# EXERCISE PROMPT
Lines in the listing below may contain the string "drawn". Say how many do, giving only the number.
===============
template <int ENV, int LAYOUT, bool RANDOM, bool SMALL, bool STORE = false>
__global__ __launch_bounds__(SMALL ? 64 : WG) void step_kernel(StepArgs a, StepStore st) {
  constexpr int WGT = SMALL ? 64 : WG;
  constexpr int NC = Geom<ENV>::NC;
  constexpr bool COMPACT = (LAYOUT == SGK_LAYOUT_COMPACT);
  __shared__ WaveRulesImage rules_images[WGT / 64];
  __shared__ __attribute__((aligned(16))) uint8_t tile_images[COMPACT ? WGT / 64 : 1][COMPACT ? 64 * NC : 16];
  __shared__ int episode_words[WGT / 64][16];
// ... 140 lines not shown
      if (valid) {
        const int epi = s.epi + 1;
        bump_reset_count<ENV>(a.n_resets, env);
        s = initial_state(R);
        s.epi = epi;
        begin_episode<ENV>(R, s, a.seed, a.env_base + (uint64_t)env, aux_of<ENV>(a.aux, env));
        a.state[env] = pack_state(s);
      }
    } else {
      StepArgs b = a;
      b.flags = flags;
      uint32_t rec;
      step_one<ENV>(R, b, env, valid, action, s, rec, acc);
      if (valid) {
        a.state[env] = pack_state(s);
        a.rec[env] = rec;
      }
    }
    if (!(flags & SGK_F_NO_BOARDS)) {
      if (COMPACT) {
        W.draw_all(C, R, sprite_info<ENV>(R, s));
        W.flush_prefix(a.boards, (int)a.n * NC);
      } else if (valid) {
        write_board_pitched<ENV, Geom<ENV>::PITCH>(R, a.boards, env, s);
      }
    }
    __builtin_amdgcn_fence(__ATOMIC_RELEASE, "");
    asm volatile("s_waitcnt vmcnt(0)" ::: "memory");
    if (lane == 0) __hip_atomic_store(&mb->done, req, __ATOMIC_RELAXED, __HIP_MEMORY_SCOPE_SYSTEM);
    last = req;
  }
  acc_flush(acc, a.metrics);
  __builtin_amdgcn_fence(__ATOMIC_RELEASE, "");
  asm volatile("s_waitcnt vmcnt(0)" ::: "memory");
  if (lane == 0) __hip_atomic_store(&mb->exited, last + 1u, __ATOMIC_RELAXED, __HIP_MEMORY_SCOPE_SYSTEM);
}

hipError_t launch_env_server(const Shard &sh, const uint8_t *actions, SgkMailbox *mb, uint32_t last, hipStream_t st) {
  (void)hipGetLastError();
  StepArgs a = make_step_args(sh, actions, 0);
  SGK_DISPATCH_ENV_LAYOUT(sh.env_id, sh.layout, env_server_kernel<E, L><<<dim3(1), dim3(64), 0, st>>>(a, mb, last));
  return hipGetLastError();
}

struct StreamOut {
  int8_t *boards;
  uint32_t *recs;
  int32_t ring, slice0;
  int32_t tiles_ok;
  int32_t tile_major;
  int32_t ring_nt;
};

template <int ENV, int LAYOUT, bool STREAM>
__global__ __launch_bounds__(WG, STREAM ? STREAM_MIN_WAVES : 1) void rollout_random_kernel(StepArgs a, int32_t n_steps, StreamOut o) {
  constexpr int NC = Geom<ENV>::NC;
  constexpr bool COMPACT = (LAYOUT == SGK_LAYOUT_COMPACT);
  __shared__ SgkRules R;
  __shared__ CompactLds<NC> C;
  uint64_t first_word = 0;
  {
    const int64_t env0 = ((int64_t)blockIdx.x * (WG / 64) + (threadIdx.x >> 6)) * 64 + (threadIdx.x & 63);
    if (STREAM && env0 < a.n) first_word = a.state[env0];
  }
  stage_rules(R, a.rules);
  SGK_TILE_DECLARE(ENV, NC, (COMPACT || STREAM));
  const int lane = threadIdx.x & 63, wave = STREAM ? wave_index() : (int)(threadIdx.x >> 6);
  const bool boards_on = !(a.flags & SGK_F_NO_BOARDS);
  const int64_t n_wt = (a.n + 63) / 64;
  EpisodeAcc acc;
  acc_init(acc);
  for (int64_t wt = (int64_t)blockIdx.x * (WG / 64) + wave; wt < n_wt; wt += (int64_t)gridDim.x * (WG / 64)) {
    const int64_t env = wt * 64 + lane;
    const bool valid = env < a.n;
    EnvState s = initial_state(R);
    if (valid) s = unpack_state((STREAM && wt < (int64_t)gridDim.x * (WG / 64)) ? first_word : a.state[env]);
    load_episode_index<ENV>(s, a.n_resets, env, valid);
    const uint64_t ge = a.env_base + (uint64_t)env;
    AuxRegs ax;
    ax.init();
    if (HasAux<ENV>::value && valid) ax.load(a.aux + env * SGK_AUX_DOUBLES);
    uint32_t x[4] = {0, 0, 0, 0};
    uint32_t rec = 0;
    uint32_t w = 0;
    int last_obs = 0, last_hid = 0, last_done = 0, last_action = 0;
    const bool auto_reset = (a.flags & SGK_F_AUTO_RESET) != 0;
    const bool whole_tile = wt * 64 + 64 <= a.n;
    int32_t slice = o.slice0;
    uint32_t drawn = sprite_info<ENV>(R, s);
    if (STREAM && boards_on) W.draw_all(C, R, drawn);
    if (STREAM) {
    const bool tm = o.boards && o.tile_major;
    const bool tiles = o.boards ? (tm || (o.tiles_ok && whole_tile)) : COMPACT;
    const bool flush_nt = o.boards && o.ring_nt;
    uint32_t *recs_p = !o.recs ? a.rec + env
                               : (o.tile_major ? o.recs + (wt * (int64_t)o.ring + slice) * 64 + lane : o.recs + (int64_t)slice * a.n + env);
    const int64_t rec_stride = !o.recs ? 0 : (o.tile_major ? 64 : a.n);
    int8_t *dense = !o.boards ? a.boards
                              : (tm ? o.boards + ((wt * (int64_t)o.ring + slice) - wt) * 64 * NC : o.boards + (int64_t)slice * a.n * NC);
    const int64_t brd_stride = !o.boards ? 0 : (tm ? (int64_t)64 * NC : a.n * (int64_t)NC);
    const int64_t rec_wrap = rec_stride * (o.ring - 1), brd_wrap = brd_stride * (o.ring - 1);
    uint32_t left = 0;
#pragma nounroll
    for (int32_t k = 0; k < n_steps; ++k) {
      if (left == 0) {
        const uint64_t t = a.t + (uint64_t)k;
        const uint32_t tl = (uint32_t)t;
        if (k == 0 || (tl & 63u) == 0)
// ... 95 lines not shown
              s.over = 1;
            }
          }
        } else {
          last_obs = 0;
          last_hid = 0;
          last_done = valid ? 1 : 0;
        }
      };
      const bool lean = auto_reset && whole_tile && (__ballot(s.over != 0) == 0ull);
      uint64_t t = a.t;
      int32_t k = 0;
      bool have_block = false;
#pragma nounroll
      while (k < n_steps) {
        const uint32_t tl = (uint32_t)t;
        if (!have_block || (tl & 63u) == 0u) {
          philox4x32_10((uint32_t)ge, (uint32_t)(ge >> 32), (uint32_t)(t >> 6), 0u, (uint32_t)a.seed, (uint32_t)(a.seed >> 32), x);
          have_block = true;
        }
        const uint32_t j = (tl >> 4) & 3u;
        w = (j == 0 ? x[0] : (j == 1 ? x[1] : (j == 2 ? x[2] : x[3]))) >> (2 * (tl & 15u));
        const int32_t m = min((int32_t)(16u - (tl & 15u)), n_steps - k);
        if (lean) {
#pragma nounroll
          for (int32_t i = 0; i < m; ++i) {
            one_step((int)(w & 3u), std::false_type{});
            w >>= 2;
          }
        } else {
#pragma nounroll
          for (int32_t i = 0; i < m; ++i) {
            one_step((int)(w & 3u), std::true_type{});
            w >>= 2;
          }
        }
        k += m;
        t += (uint64_t)m;
      }
    }
    rec = pack_rec(last_obs, last_hid, last_done, last_action);
    if (valid) {
      a.state[env] = pack_state(s);
      if (!STREAM || o.recs) a.rec[env] = rec;
      if (HasEnvDraws<ENV>::value) a.n_resets[env] = s.epi;
      if (HasAux<ENV>::value && ax.dirty) ax.store(a.aux + env * SGK_AUX_DOUBLES);
    }
    if (!STREAM && boards_on) {
      if (COMPACT) SGK_TILE_WRITE(sprite_info<ENV>(R, s), a.boards + wt * 64 * NC);
      else if (valid) write_board_pitched<ENV, Geom<ENV>::PITCH>(R, a.boards, env, s);
    }
  }
  acc_flush(acc, a.metrics);
}

template <int ENV, int LAYOUT, bool STORE = false>
__global__ __launch_bounds__(WG) void reset_kernel(const SgkRules *rules, uint64_t *state, int8_t *boards,
                                                   const uint8_t *mask, int mode_flags, int64_t n, uint64_t seed, uint64_t env_base,
                                                   int32_t *__restrict__ n_resets, const double *__restrict__ aux, StepStore st) {
  reset_body<ENV, LAYOUT, STORE>(rules, state, boards, mask, mode_flags, n, seed, env_base, n_resets, aux, st, (int)blockIdx.x, (int)gridDim.x);
}

__global__ __launch_bounds__(WG) void obs_f32_kernel(const int8_t *__restrict__ boards, float *__restrict__ dst, int64_t n,
                                                     int nc, int pitch) {
  const int q_per_env = (nc + 3) / 4;
  const int64_t total = n * q_per_env;
  for (int64_t i = (int64_t)blockIdx.x * blockDim.x + threadIdx.x; i < total; i += (int64_t)gridDim.x * blockDim.x) {
    int64_t env = i / q_per_env;
    int q = (int)(i - env * q_per_env);
    const int8_t *src = boards + env * pitch + q * 4;
    float *out = dst + env * nc + q * 4;
    if (q * 4 + 4 <= nc && ((nc & 3) == 0) && ((pitch & 3) == 0)) {
      uint32_t w = *reinterpret_cast<const uint32_t *>(src);
      float4 f = make_float4((float)(int8_t)(w & 0xff), (float)(int8_t)((w >> 8) & 0xff),
                             (float)(int8_t)((w >> 16) & 0xff), (float)(int8_t)(w >> 24));
      *reinterpret_cast<float4 *>(out) = f;
    } else {
      for (int k = 0; k < 4 && q * 4 + k < nc; ++k) out[k] = (float)src[k];
    }
  }
}

__global__ __launch_bounds__(WG) void render_rgb_kernel(const SgkRules *__restrict__ rules, const int8_t *__restrict__ boards,
                                                        uint8_t *__restrict__ dst, int64_t n, int nc, int pitch) {
  __shared__ uint8_t pal[8][4];
  if (threadIdx.x < 32) (&pal[0][0])[threadIdx.x] = (&rules->palette[0][0])[threadIdx.x];
  __syncthreads();
  const bool hwc = rules->render_hwc != 0;
  const int64_t total = n * nc;
  for (int64_t i = (int64_t)blockIdx.x * blockDim.x + threadIdx.x; i < total; i += (int64_t)gridDim.x * blockDim.x) {
    int64_t env = i / nc;
    int c = (int)(i - env * nc);
    int v = boards[env * pitch + c] & 7;
    uint8_t *o = dst + env * 3 * nc + (hwc ? 3 * c : c);
    const int plane = hwc ? 1 : nc;
    o[0] = pal[v][0];
    o[plane] = pal[v][1];
    o[2 * plane] = pal[v][2];
  }
}

__global__ __launch_bounds__(WG) void dense_boards_kernel(const int8_t *__restrict__ boards, int8_t *__restrict__ dst,
                                                          int64_t n, int nc, int pitch) {
  const int64_t total = n * nc;
  for (int64_t i = (int64_t)blockIdx.x * blockDim.x + threadIdx.x; i < total; i += (int64_t)gridDim.x * blockDim.x) {
    int64_t env = i / nc;
// ... 81 lines not shown
}

hipError_t launch_step(const Shard &sh, const uint8_t *actions, uint32_t flags, hipStream_t st) {
  (void)hipGetLastError();
  StepArgs a = make_step_args(sh, actions, flags);
  const bool small = sh.n <= STEP_SMALL_MAX_ENVS;
  const dim3 grid(small ? (unsigned)((sh.n + 63) / 64) : (unsigned)grid_for((sh.n + WG - 1) / WG, sh.max_grid)), block(small ? 64 : WG);
  if (actions) {
    if (small) SGK_DISPATCH_ENV_LAYOUT(sh.env_id, sh.layout, step_kernel<E, L, false, true><<<grid, block, 0, st>>>(a, StepStore{}));
    else SGK_DISPATCH_ENV_LAYOUT(sh.env_id, sh.layout, step_kernel<E, L, false, false><<<grid, block, 0, st>>>(a, StepStore{}));
  } else {
    if (small) SGK_DISPATCH_ENV_LAYOUT(sh.env_id, sh.layout, step_kernel<E, L, true, true><<<grid, block, 0, st>>>(a, StepStore{}));
    else SGK_DISPATCH_ENV_LAYOUT(sh.env_id, sh.layout, step_kernel<E, L, true, false><<<grid, block, 0, st>>>(a, StepStore{}));
  }
  return hipGetLastError();
}


hipError_t launch_step_store(const Shard &sh, const uint8_t *actions, uint32_t flags, int cheat, int64_t slice, const long long *slice_dev,
                             int32_t ring, int8_t *successors, uint8_t *r_actions, int8_t *r_rewards, uint8_t *r_terminals, hipStream_t st) {
  (void)hipGetLastError();
  StepArgs a = make_step_args(sh, actions, flags);
  const StepStore so = make_store(sh, successors, r_actions, r_rewards, r_terminals, slice, slice_dev, ring, cheat);
  const bool small = sh.n <= STEP_SMALL_MAX_ENVS;
  const dim3 grid(small ? (unsigned)((sh.n + 63) / 64) : (unsigned)grid_for((sh.n + WG - 1) / WG, sh.max_grid)), block(small ? 64 : WG);
  if (small) SGK_DISPATCH_ENV_LAYOUT(sh.env_id, sh.layout, step_kernel<E, L, false, true, true><<<grid, block, 0, st>>>(a, so));
  else SGK_DISPATCH_ENV_LAYOUT(sh.env_id, sh.layout, step_kernel<E, L, false, false, true><<<grid, block, 0, st>>>(a, so));
  return hipGetLastError();
}

hipError_t launch_rollout_random(const Shard &sh, int32_t n_steps, uint32_t flags, hipStream_t st) {
  (void)hipGetLastError();
  StepArgs a = make_step_args(sh, nullptr, flags);
  int grid = grid_for((sh.n + WG - 1) / WG, sh.rollout_grid);
  StreamOut o{nullptr, nullptr, 1, 0, 0, 0, 0};
  SGK_DISPATCH_ENV_LAYOUT(sh.env_id, sh.layout,
                          rollout_random_kernel<E, L, false><<<dim3(grid), dim3(WG), 0, st>>>(a, n_steps, o));
  return hipGetLastError();
}

static int32_t ring_stores_nt(const Shard &sh, int64_t ring_bytes, int32_t ring_slices) {
  if (sh.ring_nt_mode >= 0) return sh.ring_nt_mode;
  return ring_slices >= 48 && ring_bytes > (256ll << 20);
}

hipError_t launch_rollout_stream(const Shard &sh, int32_t n_steps, uint32_t flags, int8_t *boards_ring, uint32_t *recs_ring,
                                 int32_t ring, int32_t slice0, hipStream_t st) {
  (void)hipGetLastError();
  StepArgs a = make_step_args(sh, nullptr, flags);
  int grid = grid_for((sh.n + WG - 1) / WG, sh.stream_grid);
  StreamOut o{boards_ring, recs_ring, ring < 1 ? 1 : ring, slice0, (int32_t)(((sh.n * sh.n_cells) % 16) == 0 && ((uintptr_t)boards_ring % 16) == 0),
              (int32_t)((flags & SGK_F_RING_TILE_MAJOR) != 0),
              ring_stores_nt(sh, (int64_t)(ring < 1 ? 1 : ring) * sh.n * (sh.n_cells + 4), ring)};
  SGK_DISPATCH_ENV_LAYOUT(sh.env_id, sh.layout,
                          rollout_random_kernel<E, L, true><<<dim3(grid), dim3(WG), 0, st>>>(a, n_steps, o));
  hipError_t e = hipGetLastError();
  if (e != hipSuccess) return e;
  const bool in_kernel = sh.layout == SGK_LAYOUT_COMPACT && (o.tile_major || (o.tiles_ok && sh.n % 64 == 0));
  if (boards_ring && !(flags & SGK_F_NO_BOARDS) && !in_kernel) return launch_reset(sh, nullptr, 2, st);
  return hipSuccess;
}

template <int NC>
__global__ __launch_bounds__(WG) void ring_probe_kernel(int8_t *boards, uint32_t *recs, int64_t n, int32_t ring, int32_t tile_major,
                                                       int32_t nt) {
  constexpr int BYTES = 64 * NC, CHUNKS = 4 * NC, ITS = (CHUNKS + 63) / 64;
  const int lane = threadIdx.x & 63, wave = wave_index();
  const int64_t n_wt = n / 64;
  const sgk_u32x4 zero = {0u, 0u, 0u, 0u};
  for (int64_t wt = (int64_t)blockIdx.x * (WG / 64) + wave; wt < n_wt; wt += (int64_t)gridDim.x * (WG / 64)) {
    for (int32_t s = 0; s < ring; ++s) {
      if (boards) {
        int8_t *dst = tile_major ? boards + (wt * (int64_t)ring + s) * BYTES : boards + ((int64_t)s * n + wt * 64) * NC;
        const __amdgpu_buffer_rsrc_t rsrc = __builtin_amdgcn_make_buffer_rsrc((void *)dst, 0, BYTES, 0x00020000);
#pragma unroll
        for (int it = 0; it < ITS; ++it) {
          if (nt) __builtin_amdgcn_raw_buffer_store_b128(zero, rsrc, (lane + 64 * it) * 16, 0, RING_STORE_AUX);
          else __builtin_amdgcn_raw_buffer_store_b128(zero, rsrc, (lane + 64 * it) * 16, 0, BOARD_STORE_AUX);
        }
      }
      if (recs) {
        uint32_t *r = tile_major ? recs + (wt * (int64_t)ring + s) * 64 + lane : recs + (int64_t)s * n + wt * 64 + lane;
        *r = 0u;
      }
    }
  }
}

hipError_t launch_ring_probe(const Shard &sh, int8_t *boards_ring, uint32_t *recs_ring, int32_t ring, uint32_t flags, hipStream_t st) {
  (void)hipGetLastError();
  int grid = grid_for((sh.n + WG - 1) / WG, sh.stream_grid);
  const int32_t tm = (flags & SGK_F_RING_TILE_MAJOR) != 0;
  const int32_t nt = ring_stores_nt(sh, (int64_t)ring * sh.n * (sh.n_cells + 4), ring);
  SGK_DISPATCH_ENV(sh.env_id, (ring_probe_kernel<Geom<E>::NC><<<dim3(grid), dim3(WG), 0, st>>>(boards_ring, recs_ring, sh.n, ring, tm, nt)));
  return hipGetLastError();
}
===============
# SOLUTION
2